● EXERCISE
How many lines below hold the string "limg"? Report that number alone.

═════ PROVIDED DATA

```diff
+        ".Letg_sw_top" V "_%=:\n"                                                    \
+              \
+        "v_mov_b32_e32 %[wu2], %[u2]\n"                                              \
+        "v_fma_f32 %[t], -%[u], %[iA], %[c0]\n"                                      \
+        "v_max_f32_e64 %[dA], -%[lam], %[t]\n"                                       \
+        "v_fma_f32 %[w], %[m0], %[dA], %[lam]\n"                      \
+        "v_mov_b32_e32 %[wu], %[u]\n"                                                \
+        "v_fmac_f32_dpp %[wu], %[dA], %[a0] row_newbcast:0" ETG_DPPC                 \
+        ETG_SROW("dB", 4, "a1", "m1", ETG_SU2("dA", 0, "b0"))                        \
+        ETG_SROW("dA", 8, "a2", "m2", ETG_SU2("dB", 4, "b1"))                        \
+        ETG_SROW("dB", 12, "a3", "m3", ETG_SU2("dA", 8, "b2"))                       \
+        BROWS                                                                        \
+         \
+        "v_mov_b32_dpp %[lnq], %[w] quad_perm:[0,0,0,0]" ETG_DPPC                    \
+        "v_mov_b32_dpp %[lbn], %[w] quad_perm:[3,3,3,3]" ETG_DPPC                    \
+        "v_cmp_lt_f32_e64 %[sa], 0, %[lnq]\n"                                        \
+        "v_mul_f32_e32 %[lim], %[mue], %[lnq]\n"                                     \
+        "v_cndmask_b32_e64 %[iAg], 0, %[iA], %[sa]\n"                                \
+        "v_cndmask_b32_e64 %[limg], %[big], %[lim], %[sa]\n"                         \
+         \
+        ETG_SPAIR("dA", 1, 2, "a01", "a02", "t0",                                    \
+                  "v_and_b32_e32 %[x], vcc_lo, %[fl]\n" "v_and_or_b32 %[x], vcc_hi, %[fh], %[x]\n", \
+                  "v_cmp_ne_u32_e64 %[live], 0, %[x]\n",                             \
+                  "v_mov_b32_e32 %[w2], %[lam2]\n")                                  \
+        ETG_SPAIR("dB", 5, 6, "a11", "a12", "t1", ETG_SU2("dA", 1, "e0") ETG_SU2("dA", 2, "e1"), \
+                  "v_cmp_lt_f32_e32 vcc, 0, %[lbn]\n",                               \
+                  "v_mul_f32_e32 %[lim], %[bmu], %[lbn]\n")                          \
+        ETG_SPAIR("dA", 9, 10, "a21", "a22", "t2", ETG_SU2("dB", 5, "e2") ETG_SU2("dB", 6, "e3"), \
+                  "v_cndmask_b32_e32 %[iA2g], 0, %[iA2], vcc\n",                     \
+                  "v_cndmask_b32_e32 %[lim2g], %[big], %[lim], vcc\n")               \
+        ETG_SPAIR("dB", 13, 14, "a31", "a32", "t3", ETG_SU2("dA", 9, "e4") ETG_SU2("dA", 10, "e5"), \
+                  ETG_SGM,                                                           \
+                  "v_sub_f32_e32 %[rr], %[w], %[lam]\n")                             \
+        ETG_SU2("dB", 13, "e6") ETG_SU2("dB", 14, "e7")                              \
+        "v_cmp_gt_f32_e64 %[mv], |%[rr]|, %[tol]\n"                                  \
+        "s_cbranch_scc0 .Letg_sw_nf" V "_%=\n"                        \
+                         \
+        BPAIRS                                                                       \
+        "v_sub_f32_e32 %[rr], %[w2], %[lam2]\n"                                      \
+        "v_cmp_gt_f32_e64 %[sa], |%[rr]|, %[tol2]\n"                                 \
+        "s_or_b64 %[mv], %[mv], %[sa]\n"                                             \
+        "v_cndmask_b32_e64 %[lam2], %[lam2], %[w2], %[live]\n"                       \
+        ".Letg_sw_nf" V "_%=:\n"                                                     \
+         \
+        "v_cndmask_b32_e64 %[lam], %[lam], %[w], %[live]\n"                          \
+        "v_cndmask_b32_e64 %[u], %[u], %[wu], %[live]\n"                             \
+        "v_cndmask_b32_e64 %[u2], %[u2], %[wu2], %[live]\n"                          \
+        "s_and_b64 vcc, %[mv], %[live]\n"                                            \
+        "s_cbranch_scc0 .Letg_sw_end_%=\n"                            \
+        "s_sub_u32 %[rem], %[rem], 1\n"                                              \
+        "s_cbranch_scc0 .Letg_sw_top" V "_%=\n"                       \
+        TAIL
+#define ETG_SBROWS_ALL                                                               \
+        ETG_SROW("dA", 3, "k0", "n0", ETG_SU2("dB", 12, "b3"))                       \
+        ETG_SROW("dB", 7, "k1", "n1", ETG_SU2("dA", 3, "b4"))                        \
+        ETG_SROW("dA", 11, "k2", "n2", ETG_SU2("dB", 7, "b5"))                       \
+        ETG_SROW("dB", 15, "k3", "n3", ETG_SU2("dA", 11, "b6"))                      \
+        ETG_SU2("dB", 15, "b7")
+#define ETG_SBPAIRS_ALL                                                              \
+        ETG_SLEG(0, "0x000f000f", 1, 2, "t0")                                        \
+        ETG_SLEG(1, "0x00f000f0", 5, 6, "t1")                                        \
+        ETG_SLEG(2, "0x0f000f00", 9, 10, "t2")                                       \
+        ETG_SLEG(3, "0xf000f000", 13, 14, "t3")
+#define ETG_SBROWS_ONE(R, AOP, MOP, BOP) ETG_SROW("dA", R, AOP, MOP, ETG_SU2("dB", 12, "b3")) ETG_SU2("dA", R, BOP)
     asm volatile(
         "s_mov_b64 vcc, -1\n"
-        ".Letg_sw_top_%=:\n"
-        "v_mov_b32_e32 %[wu2], %[u2]\n"
-        "v_fma_f32 %[t], -%[u], %[iA], %[c0]\n"
-        "v_max_f32_e64 %[dA], -%[lam], %[t]\n"
-        "v_fma_f32 %[w], %[m0], %[dA], %[lam]\n"
-        "v_mov_b32_e32 %[wu], %[u]\n"
-        "v_fmac_f32_dpp %[wu], %[dA], %[a0] row_newbcast:0" ETG_DPPC
-        ETG_SROW("dB", 4, "a1", "m1", ETG_SU2("dA", 0, "b0"))
-        ETG_SROW("dA", 8, "a2", "m2", ETG_SU2("dB", 4, "b1"))
-        ETG_SROW("dB", 12, "a3", "m3", ETG_SU2("dA", 8, "b2"))
-        ETG_SROW("dA", 3, "k0", "n0", ETG_SU2("dB", 12, "b3"))
-        ETG_SROW("dB", 7, "k1", "n1", ETG_SU2("dA", 3, "b4"))
-        ETG_SROW("dA", 11, "k2", "n2", ETG_SU2("dB", 7, "b5"))
-        ETG_SROW("dB", 15, "k3", "n3", ETG_SU2("dA", 11, "b6"))
-        ETG_SU2("dB", 15, "b7")
-        "v_mov_b32_dpp %[lnq], %[w] quad_perm:[0,0,0,0]" ETG_DPPC
-        "v_mov_b32_dpp %[lbn], %[w] quad_perm:[3,3,3,3]" ETG_DPPC
-        "v_cmp_lt_f32_e64 %[sa], 0, %[lnq]\n"
-        "v_mul_f32_e32 %[lim], %[mue], %[lnq]\n"
-        "v_cndmask_b32_e64 %[iAg], 0, %[iA], %[sa]\n"
-        "v_cndmask_b32_e64 %[limg], %[big], %[lim], %[sa]\n"
-        ETG_SPAIR("dA", 1, 2, "a01", "a02", "t0",
-                  "v_and_b32_e32 %[x], vcc_lo, %[fl]\n" "v_and_or_b32 %[x], vcc_hi, %[fh], %[x]\n",
-                  "v_cmp_ne_u32_e64 %[live], 0, %[x]\n",
-                  "v_mov_b32_e32 %[w2], %[lam2]\n")
-        ETG_SPAIR("dB", 5, 6, "a11", "a12", "t1", ETG_SU2("dA", 1, "e0") ETG_SU2("dA", 2, "e1"),
-                  "v_cmp_lt_f32_e32 vcc, 0, %[lbn]\n",
-                  "v_mul_f32_e32 %[lim], %[bmu], %[lbn]\n")
-        ETG_SPAIR("dA", 9, 10, "a21", "a22", "t2", ETG_SU2("dB", 5, "e2") ETG_SU2("dB", 6, "e3"),
-                  "v_cndmask_b32_e32 %[iA2g], 0, %[iA2], vcc\n",
-                  "v_cndmask_b32_e32 %[lim2g], %[big], %[lim], vcc\n")
-        ETG_SPAIR("dB", 13, 14, "a31", "a32", "t3", ETG_SU2("dA", 9, "e4") ETG_SU2("dA", 10, "e5"),
-                  ETG_SGM,
-                  "v_sub_f32_e32 %[rr], %[w], %[lam]\n")
-        ETG_SU2("dB", 13, "e6") ETG_SU2("dB", 14, "e7")
-        "v_cmp_gt_f32_e64 %[mv], |%[rr]|, %[tol]\n"
-        "s_cbranch_scc0 .Letg_sw_nf_%=\n"
-        ETG_SLEG(0, "0x000f000f", 1, 2, "t0")
-        ETG_SLEG(1, "0x00f000f0", 5, 6, "t1")
-        ETG_SLEG(2, "0x0f000f00", 9, 10, "t2")
-        ETG_SLEG(3, "0xf000f000", 13, 14, "t3")
-        "v_sub_f32_e32 %[rr], %[w2], %[lam2]\n"
-        "v_cmp_gt_f32_e64 %[sa], |%[rr]|, %[tol2]\n"
-        "s_or_b64 %[mv], %[mv], %[sa]\n"
-        "v_cndmask_b32_e64 %[lam2], %[lam2], %[w2], %[live]\n"
-        ".Letg_sw_nf_%=:\n"
-        "v_cndmask_b32_e64 %[lam], %[lam], %[w], %[live]\n"
-        "v_cndmask_b32_e64 %[u], %[u], %[wu], %[live]\n"
-        "v_cndmask_b32_e64 %[u2], %[u2], %[wu2], %[live]\n"
-        "s_and_b64 vcc, %[mv], %[live]\n"
-        "s_cbranch_scc0 .Letg_sw_end_%=\n"
-        "s_sub_u32 %[rem], %[rem], 1\n"
-        "s_cbranch_scc0 .Letg_sw_top_%=\n"
+#ifdef ETG_BODY_ALL_LEGS
+        ETG_SLOOP("", ETG_SBROWS_ALL, ETG_SBPAIRS_ALL, "")
+#else
+        "s_andn2_b32 %[tmp], %[bm], 0x000f000f\n" "s_cbranch_scc0 .Letg_sw_top0_%=\n"
+        "s_andn2_b32 %[tmp], %[bm], 0x00f000f0\n" "s_cbranch_scc0 .Letg_sw_top1_%=\n"
+        "s_andn2_b32 %[tmp], %[bm], 0x0f000f00\n" "s_cbranch_scc0 .Letg_sw_top2_%=\n"
+        "s_andn2_b32 %[tmp], %[bm], 0xf000f000\n" "s_cbranch_scc0 .Letg_sw_top3_%=\n"
+        ETG_SLOOP("", ETG_SBROWS_ALL, ETG_SBPAIRS_ALL, "s_branch .Letg_sw_end_%=\n")
+        ETG_SLOOP("0", ETG_SBROWS_ONE(3, "k0", "n0", "b4"), ETG_SLEGPAIR(0, 1, 2, "t0"), "s_branch .Letg_sw_end_%=\n")
+        ETG_SLOOP("1", ETG_SBROWS_ONE(7, "k1", "n1", "b5"), ETG_SLEGPAIR(1, 5, 6, "t1"), "s_branch .Letg_sw_end_%=\n")
+        ETG_SLOOP("2", ETG_SBROWS_ONE(11, "k2", "n2", "b6"), ETG_SLEGPAIR(2, 9, 10, "t2"), "s_branch .Letg_sw_end_%=\n")
+        ETG_SLOOP("3", ETG_SBROWS_ONE(15, "k3", "n3", "b7"), ETG_SLEGPAIR(3, 13, 14, "t3"), "")
+#endif
         ".Letg_sw_end_%=:\n"
         : [lam] "+&v"(lam), [u] "+&v"(u), [u2] "+&v"(u2), [lam2] "+&v"(lam2), [rem] "+&s"(rem), [w] "=&v"(w), [wu] "=&v"(wu), [wu2] "=&v"(wu2),
           [w2] "=&v"(w2), [t] "=&v"(t), [dA] "=&v"(dA), [dB] "=&v"(dB), [lnq] "=&v"(lnq), [lbn] "=&v"(lbn), [iAg] "=&v"(iAg), [limg] "=&v"(limg),
@@ -875,12 +946,20 @@
           [bb00] "v"(BB[0][0]), [bb01] "v"(BB[0][1]), [bb10] "v"(BB[1][0]), [bb11] "v"(BB[1][1]),
           [bb20] "v"(BB[2][0]), [bb21] "v"(BB[2][1]), [bb30] "v"(BB[3][0]), [bb31] "v"(BB[3][1]),
           [tol] "v"(tol), [tol2] "v"(tol2), [fl] "v"(fl), [fh] "v"(fh)
+#ifndef ETG_BODY_ALL_LEGS
+          , [bm] "s"(bm)
+#endif
         : "vcc", "scc");
 #undef ETG_SGM
 #undef ETG_SU2
 #undef ETG_SROW
 #undef ETG_SPAIR
 #undef ETG_SLEG
+#undef ETG_SLEGPAIR
+#undef ETG_SLOOP
+#undef ETG_SBROWS_ALL
+#undef ETG_SBPAIRS_ALL
+#undef ETG_SBROWS_ONE
   }
 #endif
 #undef ETG_DPPC
@@ -960,6 +1039,11 @@
   static constexpr bool kGramMfma = false;
 #else
   static constexpr bool kGramMfma = true;
+#endif
+#if defined(ETG_NO_ASM_SWEEP) || defined(ETG_BODY_ALL_LEGS)
+  static constexpr bool kLegCols = false;
+#else
+  static constexpr bool kLegCols = true;
 #endif
 #ifdef ETG_NO_ASM_SWEEP
   static constexpr bool kSweepStream = false;
```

══════════

● EXERCISE SOLUTION
3